What happened to vision care?
- Eyeglasses have been exempt from the medical device tax included in the most recent version of the bill. While this includes most of The Vision Council membership, The Vision Council Public Affairs and Advocacy Department will work with the Secretary to prevent any tax burden on all medical devices manufactured by our members.
- There will be more Americans receiving vision care because of health care reform.

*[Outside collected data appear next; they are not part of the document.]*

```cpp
typedef struct FridoSamplerStep {
    float* x; int32_t B, HW, Cx, start, nch;
    const float* eps_cond; const float* eps_uncond; float cfg_scale;
    float* eps_out;
    const float* hist1; const float* hist2; const float* hist3;
    const float* coef; const int32_t* step; int32_t coef_row_offset;
    const float* noise; int64_t noise_stride; int32_t noise_C, noise_c0;
    uint64_t seed; int64_t sample0; int32_t rng_stream;
    const int64_t* rng_dev;
    float temperature;
    float* x_out;
    float* pred_x0;
    int32_t write_x;
    const float* cfg_dev;
    float* hist_ring; int64_t hist_stride; int32_t hist_mode;
} FridoSamplerStep;
#define FRIDO_STEP_ANCESTRAL 16

// ... 185 lines not shown
```

Baseline: 3.453 images/s.

## Fuse cross-attention and second LayerNorm into the flash self-attention epilogue

Adds a cross-attention tail to the row-owning d-split flash kernel, enabled for head widths 256 and 384 with at most 32 context keys. After self-attention, bias, residual and norm2, the kernel keeps the normalized rows in registers and computes the small cross-attention (Q·K2, softmax, P·V2) with MFMA. It then adds bias2 and the residual, applies norm3, and writes the results directly. This removes a separate cross-attention launch and the global round-trips of h2 and n2 per transformer block. In exchange it raises register and LDS pressure in the flash epilogue and adds many new ABI fields and validation checks.

Measured after the change: 3.496 images/s, median of 6. +1.2%, better.

```diff
diff --git a/frido_amd/builder.py b/frido_amd/builder.py
--- a/frido_amd/builder.py
+++ b/frido_amd/builder.py
@@ -12,6 +12,8 @@
 SK_DEFER = True
 GEMM_PAIR = True
 ATTN_FLASH_MIN_KEYS = 512
+ATTN_CHAIN = True
+ATTN_CHAIN_HEAD_DIMS = (256, 384)
 
 
 class Builder:
@@ -559,6 +561,34 @@
         p.free()
         return o
 
+    def attention_chain_ok(self, ldq, ldk, Nk, d, Nk2, ldk2):
+        return bool(ATTN_CHAIN and self.nsplit == 2 and not self.stream_bf16 and d in ATTN_CHAIN_HEAD_DIMS and self._flash_ln_ok(d)
+                    and Nk >= ATTN_FLASH_MIN_KEYS and ldq % 8 == 0 and ldk % 8 == 0 and ldk2 % 8 == 0 and 1 <= Nk2 <= 32)
+
+    def attention_chain(self, q, ldq, k, ldk, vT, B, Nq, Nk, d, *, bias_ptr, residual, ln, k2, ldk2, vT2, Nk2, bias2_ptr, ln2,
+                        also_op=False, stream_dead=False):
+        assert self.attention_chain_ok(ldq, ldk, Nk, d, Nk2, ldk2) and residual is not None and not getattr(residual, "bf16", False)
+        Np = rup(Nk, 32)
+        res = self.f32(B * Nq, d)
+        n3 = self.op(B * Nq, d)
+        res.ln_copy = n3
+        kw = dict(Q=q.ptr, q_lo=q.lo, ldq=ldq, K=k.ptr, k_lo=k.lo, k_bs=Nk * ldk, ldk=ldk, VT=vT.ptr, vt_lo=vT.lo, vt_bs=d * Np, ldvt=Np,
+                  B=B, Nq=Nq, Nk=Nk, d=d, dv=d, nsplit=self.nsplit, alpha=float(d) ** -0.5, residual=residual.ptr, ldr=residual.C,
+                  bias=bias_ptr, ln_w=self.bias(ln[0] + ".weight"), ln_b=self.bias(ln[0] + ".bias"), ln_eps=ln[1],
+                  K2=k2.ptr, k2_lo=k2.lo, k2_bs=Nk2 * ldk2, ldk2=ldk2, VT2=vT2.ptr, vt2_lo=vT2.lo, vt2_bs=d * 32, ldvt2=32, Nk2=Nk2,
+                  alpha2=float(d) ** -0.5, bias2=bias2_ptr, ln2_w=self.bias(ln2[0] + ".weight"), ln2_b=self.bias(ln2[0] + ".bias"),
+                  ln2_eps=ln2[1], ln2_op=n3.ptr, ln2_lo=n3.lo, ld_ln2=d)
+        if also_op:
+            o = self.op(B * Nq, d)
+            kw.update(out2_op=o.ptr, out2_lo=o.lo, ldo2=d)
+            res.op_copy = o
+        if stream_dead and also_op:
+            res.stream_skipped = True
+        else:
+            kw.update(out2_act=res.ptr, ld_act2=d)
+        self.prog.emit("FRIDO_OP_ATTN_FLASH", **kw)
+        return res
+
     def attention_heads(self, qkv, ldqkv, vT, B, N, heads, d, *, legacy=True, **one_head):
         C = heads * d
         check_attention_heads(heads, d)
diff --git a/frido_amd/csrc/attn.hip b/frido_amd/csrc/attn.hip
--- a/frido_amd/csrc/attn.hip
+++ b/frido_amd/csrc/attn.hip
@@ -362,6 +362,7 @@
 
 extern "C" int frido_attn_small(const FridoAttnSmall* d, frido_stream_t s) {
     FRIDO_REQUIRE(d && d->Q && d->K && d->VT && (d->out_op || d->out_act), "null pointer");
+    FRIDO_REQUIRE(!d->K2 && !d->VT2 && !d->Nk2 && !d->ln2_op && !d->out2_op && !d->out2_act, "cross tail (K2 ...) is served by frido_attn_flash only");
     FRIDO_REQUIRE(!d->out_act || ((d->ld_act & 3) == 0 && (d->ldr & 3) == 0), "stream strides must be multiples of 4");
     FRIDO_REQUIRE(d->B > 0 && d->Nq > 0 && (d->Nq & 15) == 0, "Nq must be a positive multiple of 16");
     FRIDO_REQUIRE(d->Nk > 0 && d->Nk <= 128 && d->ldvt >= d->Nk && d->ldvt <= 128 && (d->ldvt & 31) == 0, "Nk must be in [1, 128], ldvt a multiple of 32");
diff --git a/frido_amd/csrc/flash.hip b/frido_amd/csrc/flash.hip
--- a/frido_amd/csrc/flash.hip
+++ b/frido_amd/csrc/flash.hip
@@ -378,6 +378,8 @@
     static constexpr int X0 = V0 + VBUF;
     static constexpr int SMEM = X0 + XCH;
     static constexpr int KP = KS * 2, VP = D / 16;
+    static constexpr bool TAIL = D <= 384;
+    static_assert(!TAIL || KBUF >= XCH + 1024, "the tail's exchange words live in the first K buffer");
     static_assert(KS % 2 == 0 && CTH % 2 == 0 && SMEM <= 163840, "d-split geometry / LDS budget");
     static_assert(!KDB || KP % NW == 0, "the counted vmcnt wait of the double-buffered form needs every wave to issue the same number of K pieces");
 };
@@ -589,7 +591,10 @@
     }
 
     const float inv = 1.0f / l_run;
-    const bool ln = d.ln_op != nullptr;
+    const frido_bf16* k2_ptr = d.K2;
+    asm volatile("" : "+s"(k2_ptr));
+    const bool tail = G::TAIL && k2_ptr != nullptr;
+    const bool ln = d.ln_op != nullptr || tail;
     float lsum = 0.f;
     bool sat = false;
     if (q_ok) status_raise(false, g == 0 && hf == 0 && stat_bad(m_run, inv));
@@ -597,7 +602,7 @@
     for (int c = 0; c < CTH; ++c) {
         const int col = (hf * CTH + c) * 16 + g * 4;
         float4 v = make_float4(o[c][0] * inv, o[c][1] * inv, o[c][2] * inv, o[c][3] * inv);
-        if (d.out_act) {
+        if (d.out_act || tail) {
             if (d.bias) {
                 const float4 bb = *reinterpret_cast<const float4*>(d.bias + col);
                 v.x += bb.x; v.y += bb.y; v.z += bb.z; v.w += bb.w;
@@ -607,7 +612,7 @@
                 v.x += rr.x; v.y += rr.y; v.z += rr.z; v.w += rr.w;
             }
             const int64_t oo = grow * d.ld_act + col;
-            if (q_ok) {
+            if (q_ok && d.out_act) {
                 if (d.act_bf16)
                     *reinterpret_cast<uint2*>(reinterpret_cast<frido_bf16*>(d.out_act) + oo) =
                         make_uint2(f32_to_bf16_bits(v.x) | (f32_to_bf16_bits(v.y) << 16), f32_to_bf16_bits(v.z) | (f32_to_bf16_bits(v.w) << 16));
@@ -622,6 +627,32 @@
             const float vv[4] = {v.x, v.y, v.z, v.w};
             store_op4(d.out_op, d.out_lo, NS, grow * d.ldo + col, vv);
             sat |= op_sat4(vv);
+        }
+    }
+    bf16x8 k2f[G::TAIL ? CTH / 2 : 1][2][NS];
+    constexpr int K2E = CTH / 2 <= 4 ? CTH / 2 : 2;
+    const frido_bf16* k2p[2] = {nullptr, nullptr};
+    auto load_k2 = [&](int ks) {
+#pragma unroll
+        for (int f = 0; f < 2; ++f)
+#pragma unroll
+            for (int p = 0; p < NS; ++p) {
+                const frido_bf16* src = k2p[f] + (p ? d.k2_lo : 0) + ks * 32;
+                const uint2 a0 = *reinterpret_cast<const uint2*>(src), a1 = *reinterpret_cast<const uint2*>(src + 16);
+                k2f[ks][f][p] = __builtin_bit_cast(bf16x8, u32x4{a0.x, a0.y, a1.x, a1.y});
+            }
+    };
+    if constexpr (G::TAIL) {
+        if (tail) {
+            const frido_bf16* k2b = k2_ptr + (int64_t)z * d.k2_bs + hf * (D / 2) + g * 4;
+            int key0 = 8 * (r >> 2) + (r & 3), key1 = key0 + 4;
+            key0 = key0 < d.Nk2 ? key0 : d.Nk2 - 1;
+            key1 = key1 < d.Nk2 ? key1 : d.Nk2 - 1;
+            const frido_bf16* kp[2] = {k2b + (int64_t)key0 * d.ldk2, k2b + (int64_t)key1 * d.ldk2};
+            k2p[0] = kp[0];
+            k2p[1] = kp[1];
+#pragma unroll
+            for (int ks = 0; ks < K2E; ++ks) load_k2(ks);
         }
     }
     if (ln) {
@@ -641,17 +672,154 @@
         if (g == 0) xs[128 + wave * 16 + r] = hq;
         __syncthreads();
         const float rstd = 1.0f / sqrtf((xs[128 + (pair * 2) * 16 + r] + xs[128 + (pair * 2 + 1) * 16 + r]) * (1.0f / D) + d.ln_eps);
-        if (q_ok) {
+        if (!tail) {
+            if (q_ok) {
+#pragma unroll
+                for (int c = 0; c < CTH; ++c) {
+                    const int col = (hf * CTH + c) * 16 + g * 4;
+                    const float4 w = *reinterpret_cast<const float4*>(d.ln_w + col), bb = *reinterpret_cast<const float4*>(d.ln_b + col);
+                    const float y[4] = {(o[c][0] - mean) * rstd * w.x + bb.x, (o[c][1] - mean) * rstd * w.y + bb.y,
+                                        (o[c][2] - mean) * rstd * w.z + bb.z, (o[c][3] - mean) * rstd * w.w + bb.w};
+                    store_op4(d.ln_op, d.ln_lo, NS, grow * d.ld_ln + col, y);
+                    sat |= op_sat4(y);
+                }
+                status_raise(false, g == 0 && hf == 0 && stat_bad(mean, rstd));
+            }
+        } else if constexpr (G::TAIL) {
+            if (q_ok) status_raise(false, g == 0 && hf == 0 && stat_bad(mean, rstd));
+            uint32_t nh[CTH][2], nl[CTH][2];
 #pragma unroll
             for (int c = 0; c < CTH; ++c) {
                 const int col = (hf * CTH + c) * 16 + g * 4;
                 const float4 w = *reinterpret_cast<const float4*>(d.ln_w + col), bb = *reinterpret_cast<const float4*>(d.ln_b + col);
                 const float y[4] = {(o[c][0] - mean) * rstd * w.x + bb.x, (o[c][1] - mean) * rstd * w.y + bb.y,
                                     (o[c][2] - mean) * rstd * w.z + bb.z, (o[c][3] - mean) * rstd * w.w + bb.w};
-                store_op4(d.ln_op, d.ln_lo, NS, grow * d.ld_ln + col, y);
+                split_op2(y[0], y[1], NS, nh[c][0], nl[c][0]);
+                split_op2(y[2], y[3], NS, nh[c][1], nl[c][1]);
                 sat |= op_sat4(y);
-            }
-            status_raise(false, g == 0 && hf == 0 && stat_bad(mean, rstd));
+                if (q_ok && d.ln_op) {
+                    const int64_t no = grow * d.ld_ln + col;
+                    *reinterpret_cast<uint2*>(d.ln_op + no) = make_uint2(nh[c][0], nh[c][1]);
+                    *reinterpret_cast<uint2*>(d.ln_op + d.ln_lo + no) = make_uint2(nl[c][0], nl[c][1]);
+                }
+            }
+            f32x4 t0 = f32x4{0.f, 0.f, 0.f, 0.f}, t1 = t0;
+            {
+                __builtin_amdgcn_sched_barrier(0);
+#pragma unroll
+                for (int ks = K2E; ks < CTH / 2; ++ks) load_k2(ks);
+#pragma unroll
+                for (int c = 0; c < CTH; c += 2) {
+                    const bf16x8(&ka)[2][NS] = k2f[c / 2];
+                    const bf16x8 bh = __builtin_bit_cast(bf16x8, u32x4{nh[c][0], nh[c][1], nh[c + 1][0], nh[c + 1][1]});
+                    const bf16x8 bl = __builtin_bit_cast(bf16x8, u32x4{nl[c][0], nl[c][1], nl[c + 1][0], nl[c + 1][1]});
+                    t0 = mfma_op<NS>(ka[0][0], bl, t0);
+                    t1 = mfma_op<NS>(ka[1][0], bl, t1);
+                    t0 = mfma_op<NS>(ka[0][1], bh, t0);
+                    t1 = mfma_op<NS>(ka[1][1], bh, t1);
+                    t0 = mfma_op<NS>(ka[0][0], bh, t0);
+                    t1 = mfma_op<NS>(ka[1][0], bh, t1);
+                }
+            }
+            f32x4* xt = reinterpret_cast<f32x4*>(smem);
+            float* xs2 = reinterpret_cast<float*>(smem + G::XCH);
+            __builtin_amdgcn_sched_barrier(0);
+            bf16x8 v2f[CTH][NS];
+            {
+                const frido_bf16* v2b = d.VT2 + (int64_t)z * d.vt2_bs + (int64_t)(hf * (D / 2) + r) * d.ldvt2 + g * 8;
+#pragma unroll
+                for (int c = 0; c < CTH; ++c) {
+                    const frido_bf16* src = v2b + (int64_t)c * 16 * d.ldvt2;
+                    v2f[c][0] = *reinterpret_cast<const bf16x8*>(src);
+                    v2f[c][1] = *reinterpret_cast<const bf16x8*>(src + d.vt2_lo);
+                }
+            }
+            xt[(wave * 64 + lane) * 2] = t0;
+            xt[(wave * 64 + lane) * 2 + 1] = t1;
+            __syncthreads();
+            const f32x4 u0 = xt[((wave ^ 1) * 64 + lane) * 2], u1 = xt[((wave ^ 1) * 64 + lane) * 2 + 1];
+            const float a2 = d.alpha2;
+            float sv[8] = {(t0[0] + u0[0]) * a2, (t0[1] + u0[1]) * a2, (t0[2] + u0[2]) * a2, (t0[3] + u0[3]) * a2,
+                           (t1[0] + u1[0]) * a2, (t1[1] + u1[1]) * a2, (t1[2] + u1[2]) * a2, (t1[3] + u1[3]) * a2};
+#pragma unroll
+            for (int i = 0; i < 8; ++i)
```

o Pediatric vision care will include individuals up to the age of 22 as a result of the extension of the WellBaby Program which includes vision care. Care and product will be covered for those with diagnosed vision problems.
- Optometrists and ophthalmologists will have increased and equal reimbursement rates for their services.
- The amount of pretax dollars available for an individual to place into a Health Flexible Spending Accounts (HSA) will be reduced from $5,000 to $2,500 and could cause people to pay out of pocket or rely on government assistance when receiving optical services or purchasing medical devices. This will be effective December 31, 2012.
What happens to business in this new law?
This legislation mandates individual businesses to offer insurance. Its goal is to help get as many Americans as possible into the system by providing businesses incentives for offering health insurance and imposing penalties on those that don’t.
Most large businesses already offer health care of some sort to their employees. In the future, those businesses could have premiums reduced because the cost for overall insurance will go down with the addition of 31 million Americans in the system. However, this is not guaranteed because an unknown number of them may have preexisting conditions, come from high risk pools or could reach their annual/lifetime caps. Because of this, premiums could also potentially stay at current levels. If you currently are offering a “Cadillac” health care plan, taxes will be levied on such plans in 2014. Also, if you are a company with over 50 employees and do not offer health care benefits or if you don’t cover 60 percent of overall employee health costs, there will be penalties beginning in 2014.
The definition of small business varies by state (i.e. less than 10, 50 or 100), but a majority of the programs described in the new health care law are for businesses with 50 employees or under. Starting in the next six months (by 2011) if you currently do not offer all or any of your employees health care benefits and you have a company of 10-25 employees earning $25,000-$50,000 annually, you may be eligible for a 35 percent tax credit back on the premium paid to extend benefits to those employees. Starting in 2014, small businesses will be eligible to buy health care benefits through state health insurance pools called SHOP exchanges (Small Business Health Options Programs). These allow small businesses to group together to buy health insurance at the same rates as larger businesses. Companies with 10 or less employees may also receive a 50 percent tax credit.